Using regular expressions, you can effectively filter out the required text, and then combine the corresponding supported tools or languages to complete the task requirements.
In this blog, we use grep/egrep to complete the call to regular expressions, in fact, we can also use tools such as sed, but the use of sed requires regular expressions, in order to write in the following sed articles, can only be sorted in this way, friends in need can read these two articles together.
Types of regular expressions
Regular expressions can be implemented using the regular expression engine, which is the basic software that interprets regular expression patterns and uses them to match text.
In Linux, the common regular expressions are:
-POSIX basic regular expression (BRE) engine
-POSIX extended regular expression (BRE) engine
Basic use of basic regular expressions
Environmental text preparation
[root@service99 ~] # mkdir / opt/regular [root@service99 ~] # cd / opt/regular [root@service99 regular] # pwd/opt/regular [root@service99 regular] # cp / etc/passwd temp_passwd
Plain text
Plain text can exactly match the corresponding words, and it should be noted that the regular expression pattern is strictly case-sensitive.

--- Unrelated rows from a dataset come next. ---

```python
def _hipcc() -> str:
    for c in (os.environ.get("HIPCC"), "/opt/rocm/bin/hipcc", "hipcc"):
        if c and (os.path.isabs(c) and os.path.exists(c) or not os.path.isabs(c)):
            return c
    raise RuntimeError("hipcc not found")


def _stale(target: str, deps) -> bool:
    if not os.path.exists(target):
        return True
    t = os.path.getmtime(target)
    return any(os.path.getmtime(d) > t for d in deps)


def build(force: bool = False, verbose: bool = True) -> str:
    hipcc = _hipcc()
    objs, jobs = [], []
    for src in SOURCES:
        s = os.path.join(CSRC, src)
        o = os.path.join(CSRC, os.path.splitext(src)[0] + ".o")
        objs.append(o)
        if force or _stale(o, [s] + HEADERS):
            jobs.append([hipcc, *FLAGS, "-c", s, "-o", o])

    def run(cmd):
        if verbose:
            print(" ".join(cmd), flush=True)
        r = subprocess.run(cmd, capture_output=True, text=True)
        if r.returncode != 0:
            raise RuntimeError(f"hipcc failed:\n{' '.join(cmd)}\n{r.stdout}\n{r.stderr}")
        if verbose and r.stderr.strip():
            print(r.stderr, file=sys.stderr)

    with ThreadPoolExecutor(max_workers=4) as ex:
        list(ex.map(run, jobs))
    if force or jobs or _stale(LIB, objs):
        run([hipcc, "--offload-arch=gfx950", "-shared", "-fPIC", "-o", LIB, *objs])
    return LIB


if __name__ == "__main__":
    print(build(force="--force" in sys.argv))
```

super_resolution_amd/csrc/hat_tail3.hip:

```cpp
#include "hat_common.h"

#ifndef T3_ISSUE_ALL
#define T3_ISSUE_ALL 0
#endif
#ifndef T3_APF
#define T3_APF 1
#endif
#ifndef T3_S0RD
#define T3_S0RD 8
#endif
#ifndef T3_ABL
#define T3_ABL 0
#endif
#ifndef T3_USTORE_IL
#define T3_USTORE_IL 1
#endif
#ifndef T3_DMA_LATE
#define T3_DMA_LATE 0
#endif

namespace {

typedef _Float16 h2 __attribute__((ext_vector_type(2)));
typedef _Float16 h8 __attribute__((ext_vector_type(8)));
// ... 415 lines not shown
            };
            const bool pair16 = d.ldn % 8 == 0 && reinterpret_cast<uintptr_t>(d.n_out) % 16 == 0;
            {
                const f32x4 o0 = lnv(0);
                if (valid) {
                    if (4 * g < d.gap_c) gapv += as_stored<bf16_t>(o0);
                    if (d.n16_out != nullptr)
                        Vec4<bf16_t>::store(reinterpret_cast<bf16_t*>(d.n16_out) + ((size_t)b * H * W + pix) * 16 + 4 * g, o0);
                }
                if (pair16) {
                    store_pair_bf16_if(nout, 0, g, o0, lnv(1), valid);
#pragma unroll
                    for (int nt = 2; nt + 1 < NT; nt += 2) store_pair_bf16_if(nout, nt * 16, g, lnv(nt), lnv(nt + 1), valid);
                    if (valid) Vec4<bf16_t>::store(nout + (NT - 1) * 16 + 4 * g, lnv(NT - 1));
                } else if (valid) {
                    Vec4<bf16_t>::store(nout + 4 * g, o0);
#pragma unroll
                    for (int nt = 1; nt < NT; ++nt) Vec4<bf16_t>::store(nout + nt * 16 + 4 * g, lnv(nt));
                }
            }
        }
    }
    if constexpr (DBG & 64) {
        stamp(7);
        if (lane == 0) {
            const size_t wg = ((size_t)blockIdx.z * gridDim.y + blockIdx.y) * gridDim.x + blockIdx.x;
            for (int i = 0; i < 12; ++i) d.gap_out[(wg * T3_WAVES + wave) * 12 + i] = (float)tph[i];
        }
        return;
    }
    if (do_ln && d.gap_out != nullptr) {
        float* red = reinterpret_cast<float*>(smem + T3_WD_OFF);
#pragma unroll
        for (int r = 0; r < 4; ++r) {
            float s = gapv[r];
            s = row_sum16(s);
            if (c16 == 0) red[wave * 16 + 4 * g + r] = s;
        }
        __syncthreads();
        if (tid < 16) {
            float s = 0.f;
#pragma unroll
            for (int w = 0; w < T3_WAVES; ++w) s += red[w * 16 + tid];
            const size_t tile = (size_t)blockIdx.y * gridDim.x + blockIdx.x;
            d.gap_out[((size_t)b * gridDim.x * gridDim.y + tile) * 16 + tid] = tid < d.gap_c ? s : 0.f;
        }
    }
}

}

#ifndef HAT_TAIL3_NO_ENTRY
int hat_tail3_launch_c180(const HatHabTailDesc& h, void* stream);

extern "C" int hat_hab_tail3(const HatHabTailDesc* dp, void* stream) {
    if (!dp) return HAT_EINVAL;
    const HatHabTailDesc& h = *dp;
    const HatFfnDesc& d = h.ffn;
    if (!d.t_in || !d.t_out || d.t_in == d.t_out || !d.w1f || !d.dww || !d.w2f || !d.b2) return HAT_EINVAL;
    if (d.B < 1 || d.H < 1 || d.W < 1 || d.chunks < 1 || d.m_in) return HAT_EINVAL;
    if (d.dtype != HAT_BF16) return HAT_EUNSUPPORTED;
    if (d.C == 180) return (d.chunks == 12 && h.reserved1 == 0) ? hat_tail3_launch_c180(h, stream) : HAT_EINVAL;
    if (d.C != T3_C) return HAT_EUNSUPPORTED;
    if (d.ln1_g && (!d.ln1_b || !d.n_out || d.ldn < d.C || d.ldn % 4 || d.gap_c < 0 || d.gap_c > 16 || d.gap_c % 4)) return HAT_EINVAL;
    if (!h.n || !h.y16 || !h.c1 || !h.w_aggr || !h.wf || !h.bias_b || h.ldn_in < T3_C || h.ldn_in % 8) return HAT_EINVAL;
    const T3Aggr ag{reinterpret_cast<const bf16_t*>(h.n), reinterpret_cast<const bf16_t*>(h.y16), reinterpret_cast<const bf16_t*>(h.c1),
                    reinterpret_cast<const char*>(h.w_aggr), reinterpret_cast<const char*>(h.wf), h.bias_b, h.ldn_in};
    const int th = h.reserved1 & 3;
    if ((h.reserved1 & ~3) != 0) return HAT_EINVAL;
    if ((th & 1) && reinterpret_cast<uintptr_t>(d.t_in) % 8) return HAT_EINVAL;
    if ((th & 2) && reinterpret_cast<uintptr_t>(d.t_out) % 16) return HAT_EINVAL;
    void (*kern)(const HatFfnDesc, const T3Aggr) = th == 0 ? tail3_kernel<0, 0> : th == 1 ? tail3_kernel<0, 1> : th == 2 ? tail3_kernel<0, 2> : tail3_kernel<0, 3>;
    hipError_t e = hipFuncSetAttribute(reinterpret_cast<const void*>(kern), hipFuncAttributeMaxDynamicSharedMemorySize, T3_LDS);
    if (e != hipSuccess) return (int)e;
    dim3 grid((d.W + 15) / 16, (d.H + T3_ROWS - 1) / T3_ROWS, d.B);
    HAT_LAUNCH(kern, grid, dim3(256), T3_LDS, reinterpret_cast<hipStream_t>(stream), d, ag);
    return hat_check_launch();
}
#endif
```

super_resolution_amd/engine.py:

```python
from __future__ import annotations

import collections
import dataclasses
import math
import os
import threading
from typing import Dict, Optional

import torch

from . import ops
from .ops import (ACT_GELU, ACT_LRELU, ACT_NONE, O_NCHW_F32, O_NHWC_F32, O_NHWC_T, O_PIXSHUF_T, X_NCHW_F32_MEAN, X_NHWC_F32, X_NHWC_T)

RGB_MEAN = (0.4488, 0.4371, 0.4040)


def _r8(x: int) -> int:
    return (x + 7) // 8 * 8


def _r4(x: int) -> int:
    return (x + 3) // 4 * 4
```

/ / grep-- color is mainly able to highlight the matched text, so it is easy to observe the effect [root@service99 regular] # grep-- color "root" temp_passwd root:x:0:0:root:/root:/bin/bashoperator:x:11:0:operator:/root:/sbin/nologin
In a regular expression, it is not limited to the complete word, the defined text appears anywhere in the data stream, and the regular expression will match.
[root@service99 regular] # ifconfig eth2 | grep-- color "add" eth2 Link encap:Ethernet HWaddr 54 color 52grep 01purl 01purl 99pur02 inet addr:192.168.2.99 Bcast:192.168.2.255 Mask:255.255.255.0 inet6 addr: fe80::5652:1ff:fe01:9902/64 Scope:Link
Of course, you don't have to be limited to individual words, but you can also have spaces and numbers in the text string.
[root@service99 regular] # echo "This is line number 1" | grep-- color "ber 1" This is line number 1
Special character
There is one problem to be aware of when using text strings in regular expression patterns.
There are several exceptions when defining text strings in regular expressions, which give them special meaning, and if you use these special characters in the text, you may not get the desired results.
Special characters recognized by regular expressions:
The copy code is as follows:
. * [] ^ ${} +? | ()
If you want to use these special characters as normal text characters, you need to escape it, that is, adding a special character before that character, indicating to the regular expression engine that it should interpret the next character as a normal text character.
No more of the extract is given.